▶ _TASK DIRECTIONS_
Search the records below for the word "nchunks", then return every line where it appears.

*** Opening DATA EXTRACTS ***

constexpr uint32_t kLayoutCut = 8;
template <typename T>
__global__ __launch_bounds__(1024) void k_layout(TopNode<T> *top, LevelInfo *info) {
  extern __shared__ uint32_t s_dyn[];
  __shared__ uint32_t s_upper[1u << kLayoutCut];
  __shared__ uint32_t s_nupper;
  const uint32_t total = info->top_count;
  uint32_t *s_size = s_dyn, *s_par = s_dyn + kLayoutLds;
  uint32_t leaves = 0, branches = 0, deepest = 0, biggest = 0;
  auto count_node = [&](uint32_t kind, uint32_t depth, uint32_t prims, uint32_t size, uint32_t nleft, uint32_t split_bin, uint32_t nchunks) {
    if (kind == KIND_SPLIT) branches++;
    if (kind == KIND_LEAF) {
      leaves++;
      deepest = depth > deepest ? depth : deepest;
      biggest = prims > biggest ? prims : biggest;
    }
    if (kind == KIND_SMALL) {
      leaves += nleft;
      branches += size - nleft;
      deepest = split_bin > deepest ? split_bin : deepest;
      biggest = nchunks > biggest ? nchunks : biggest;
    }
  };
  if (total <= kLayoutLds) {
    uint32_t own[kLayoutOwn], dep[kLayoutOwn];
    uint32_t kid[kLayoutOwn];
    uint32_t small_mask = 0;
#pragma unroll
    for (uint32_t j = 0; j < kLayoutOwn; j++) {
      const uint32_t i = threadIdx.x + 1024u * j;
      own[j] = 0;
      dep[j] = 0xFFFFFFFFu;
      kid[j] = kNoParent;
      if (i < total) {
        static_assert(offsetof(TopNode<T>, l) % 8 == 0 && sizeof(TopNode<T>) % 8 == 0 && offsetof(TopNode<T>, parent) == offsetof(TopNode<T>, l) + 52, "TopNode: 14 words from l");
        const uint2 *w = reinterpret_cast<const uint2 *>(&top[i].l);
        const uint2 lr = w[0], dk = w[1], as = w[2], nc = w[3], sd = w[4], np = w[6];
        const uint32_t kind = dk.y;
        own[j] = kind == KIND_SMALL ? sd.x : 1u;
        dep[j] = dk.x;
        s_size[i] = own[j];
        s_par[i] = np.y;
        if (kind == KIND_SPLIT) kid[j] = nc.y;
        if (kind == KIND_SMALL) small_mask |= 1u << j;
        count_node(kind, dk.x, lr.y - lr.x, sd.x, nc.x, as.y, np.x);
      }
    }
    __syncthreads();
#pragma unroll
    for (uint32_t j = 0; j < kLayoutOwn; j++) {
      const uint32_t i = threadIdx.x + 1024u * j;
      if (i < total && dep[j] > kLayoutCut) {
        uint32_t p = s_par[i] & ~kHighChild;
        for (uint32_t d = dep[j] - 1u; d >= kLayoutCut; d--) {
          atomicAdd(&s_size[p], own[j]);
          p = s_par[p] & ~kHighChild;
        }
      }
    }
    __syncthreads();
    for (int d = (int)kLayoutCut - 1; d >= 0; d--) {
#pragma unroll
      for (uint32_t j = 0; j < kLayoutOwn; j++) {
        const uint32_t i = threadIdx.x + 1024u * j;
        if (dep[j] == (uint32_t)d && kid[j] != kNoParent) s_size[i] = 1u + s_size[kid[j]] + s_size[kid[j] + 1u];
      }
      __syncthreads();
    }
#pragma unroll
    for (uint32_t j = 0; j < kLayoutOwn; j++) {
      const uint32_t i = threadIdx.x + 1024u * j;
      if (i < total) {
        uint32_t dfs = 0;
        for (uint32_t x = i, pw = s_par[i]; (pw & ~kHighChild) != kNoParent; x = pw & ~kHighChild, pw = s_par[x])
          dfs += 1u + ((pw & kHighChild) ? s_size[x - 1u] : 0u);
        reinterpret_cast<uint2 *>(&top[i].l)[4] = make_uint2(((small_mask >> j) & 1u) ? own[j] : s_size[i], dfs);
      }
    }
    if (threadIdx.x == 0) info->num_nodes = s_size[0];
  } else {
    if (threadIdx.x == 0) s_nupper = 0;
    __syncthreads();
    for (uint32_t i = threadIdx.x; i < total; i += 1024u)
      if (top[i].depth < kLayoutCut && top[i].kind == KIND_SPLIT) s_upper[atomicAdd(&s_nupper, 1u)] = i;
    __syncthreads();
    for (int d = (int)kLayoutCut - 1; d >= 0; d--) {
      for (uint32_t k = threadIdx.x; k < s_nupper; k += 1024u) {
        TopNode<T> &t = top[s_upper[k]];
        if (t.depth == (uint32_t)d) t.size = 1u + top[t.child0].size + top[t.child0 + 1u].size;
      }
      __syncthreads();
    }
    if (threadIdx.x == 0) info->num_nodes = top[0].size;
    for (uint32_t i = threadIdx.x; i < total; i += 1024u) {
      const TopNode<T> &t = top[i];
      count_node(t.kind, t.depth, t.r - t.l, t.size, t.nleft, t.split_bin, t.nchunks);
    }
  }
  for (int off = 32; off > 0; off >>= 1) {
    leaves += __shfl_down(leaves, off);
    branches += __shfl_down(branches, off);
    const uint32_t od = __shfl_down(deepest, off), ob = __shfl_down(biggest, off);
    deepest = od > deepest ? od : deepest;
    biggest = ob > biggest ? ob : biggest;
  }
  if ((threadIdx.x & 63u) == 0u) {
    if (leaves) atomicAdd(&info->num_leaves, leaves);
    if (branches) atomicAdd(&info->num_branches, branches);
    if (deepest) atomicMax(&info->max_depth, deepest);
    if (biggest) atomicMax(&info->max_leaf_count, biggest);
  }
}

template <typename T>
__global__ __launch_bounds__(256) void k_layout_init(TopNode<T> *top, const LevelInfo *info) {
  const uint32_t i = blockIdx.x * 256u + threadIdx.x;
  if (i >= info->top_count || info->top_count <= kLayoutLds) return;
  if (top[i].kind != KIND_SMALL) top[i].size = 1u;
}
template <typename T>
__global__ __launch_bounds__(256) void k_layout_sizes(TopNode<T> *top, const LevelInfo *info) {
  const uint32_t i = blockIdx.x * 256u + threadIdx.x;
  if (i >= info->top_count || info->top_count <= kLayoutLds) return;
  const uint32_t own = top[i].kind == KIND_SMALL ? top[i].size : 1u;
  const uint32_t dep = top[i].depth;
  if (dep <= kLayoutCut) return;
  uint32_t p = top[i].parent & ~kHighChild;
  for (uint32_t d = dep - 1u; d >= kLayoutCut; d--) {
    atomicAdd(&top[p].size, own);
    p = top[p].parent & ~kHighChild;
  }
}
template <typename T>
__global__ __launch_bounds__(256) void k_layout_dfs(TopNode<T> *top, const LevelInfo *info) {
  const uint32_t i = blockIdx.x * 256u + threadIdx.x;
  if (i >= info->top_count || info->top_count <= kLayoutLds) return;
  uint32_t dfs = 0;
  for (uint32_t x = i, pw = top[i].parent; (pw & ~kHighChild) != kNoParent; x = pw & ~kHighChild, pw = top[x].parent)
    dfs += 1u + ((pw & kHighChild) ? top[x - 1u].size : 0u);
  top[i].dfs = dfs;
}

template <typename T>
__global__ __launch_bounds__(256) void k_emit_top(const TopNode<T> *__restrict__ top, const LevelInfo *info,
                                                  const PrimRec<T> *__restrict__ recs0,
                                                  const PrimRec<T> *__restrict__ recs1,
                                                  typename Wire<T>::Node *nodes, uint32_t *indices) {
  const uint32_t i = blockIdx.x * 256u + threadIdx.x;
  if (i >= info->top_count) return;
  const TopNode<T> &t = top[i];
  if (t.kind == KIND_SMALL) return;
  typename Wire<T>::Node nd;
#pragma unroll
  for (int d = 0; d < 3; d++) {
    nd.bmin[d] = t.bmin[d];
    nd.bmax[d] = t.bmax[d];
  }
  if (t.kind == KIND_SPLIT) {
    nd.flag = 0;
    nd.axis = t.axis;
    nd.data[0] = top[t.child0].dfs;
    nd.data[1] = top[t.child0 + 1].dfs;
  } else {
    nd.flag = 1;
    nd.axis = 0;
    nd.data[0] = t.r - t.l;
    nd.data[1] = t.l;
    const PrimRec<T> *src = t.buf ? recs1 : recs0;
    for (uint32_t p = t.l; p < t.r; p++) indices[p] = src[p].prim;
  }
  nodes[t.dfs] = nd;
}

template <typename T>
__global__ __launch_bounds__(64) void k_emit_small(const TopNode<T> *__restrict__ top,
                                                   const uint32_t *__restrict__ small_list,
                                                   const typename Wire<T>::Node *__restrict__ scratch_nodes,
                                                   const uint16_t *__restrict__ premap, typename Wire<T>::Node *nodes,
                                                   const LevelInfo *info) {
  if (blockIdx.x >= info->num_small) return;
  const TopNode<T> &t = top[small_list[blockIdx.x]];
  const typename Wire<T>::Node *src = scratch_nodes + 2 * (size_t)t.l;
  if (premap) {
    const uint16_t *map = premap + 2 * (size_t)t.l;
    for (uint32_t i = threadIdx.x; i < t.size; i += 64u) {
      typename Wire<T>::Node nd = src[i];
      if (nd.flag == 0) {
        nd.data[0] = t.dfs + map[nd.data[0]];
        nd.data[1] = t.dfs + map[nd.data[1]];
      }
      nodes[t.dfs + map[i]] = nd;
    }
    return;
  }
  for (uint32_t i = threadIdx.x; i < t.size; i += 64u) {
    typename Wire<T>::Node nd = src[i];
    if (nd.flag == 0) {
      nd.data[0] += t.dfs;
      nd.data[1] += t.dfs;
    }
    nodes[t.dfs + i] = nd;
  }
}

static inline size_t align_up(size_t x, size_t a) { return (x + a - 1) / a * a; }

*** Closing DATA EXTRACTS ***

▶ _EXPECTED ANSWER_
  auto count_node = [&](uint32_t kind, uint32_t depth, uint32_t prims, uint32_t size, uint32_t nleft, uint32_t split_bin, uint32_t nchunks) {
      biggest = nchunks > biggest ? nchunks : biggest;
      count_node(t.kind, t.depth, t.r - t.l, t.size, t.nleft, t.split_bin, t.nchunks);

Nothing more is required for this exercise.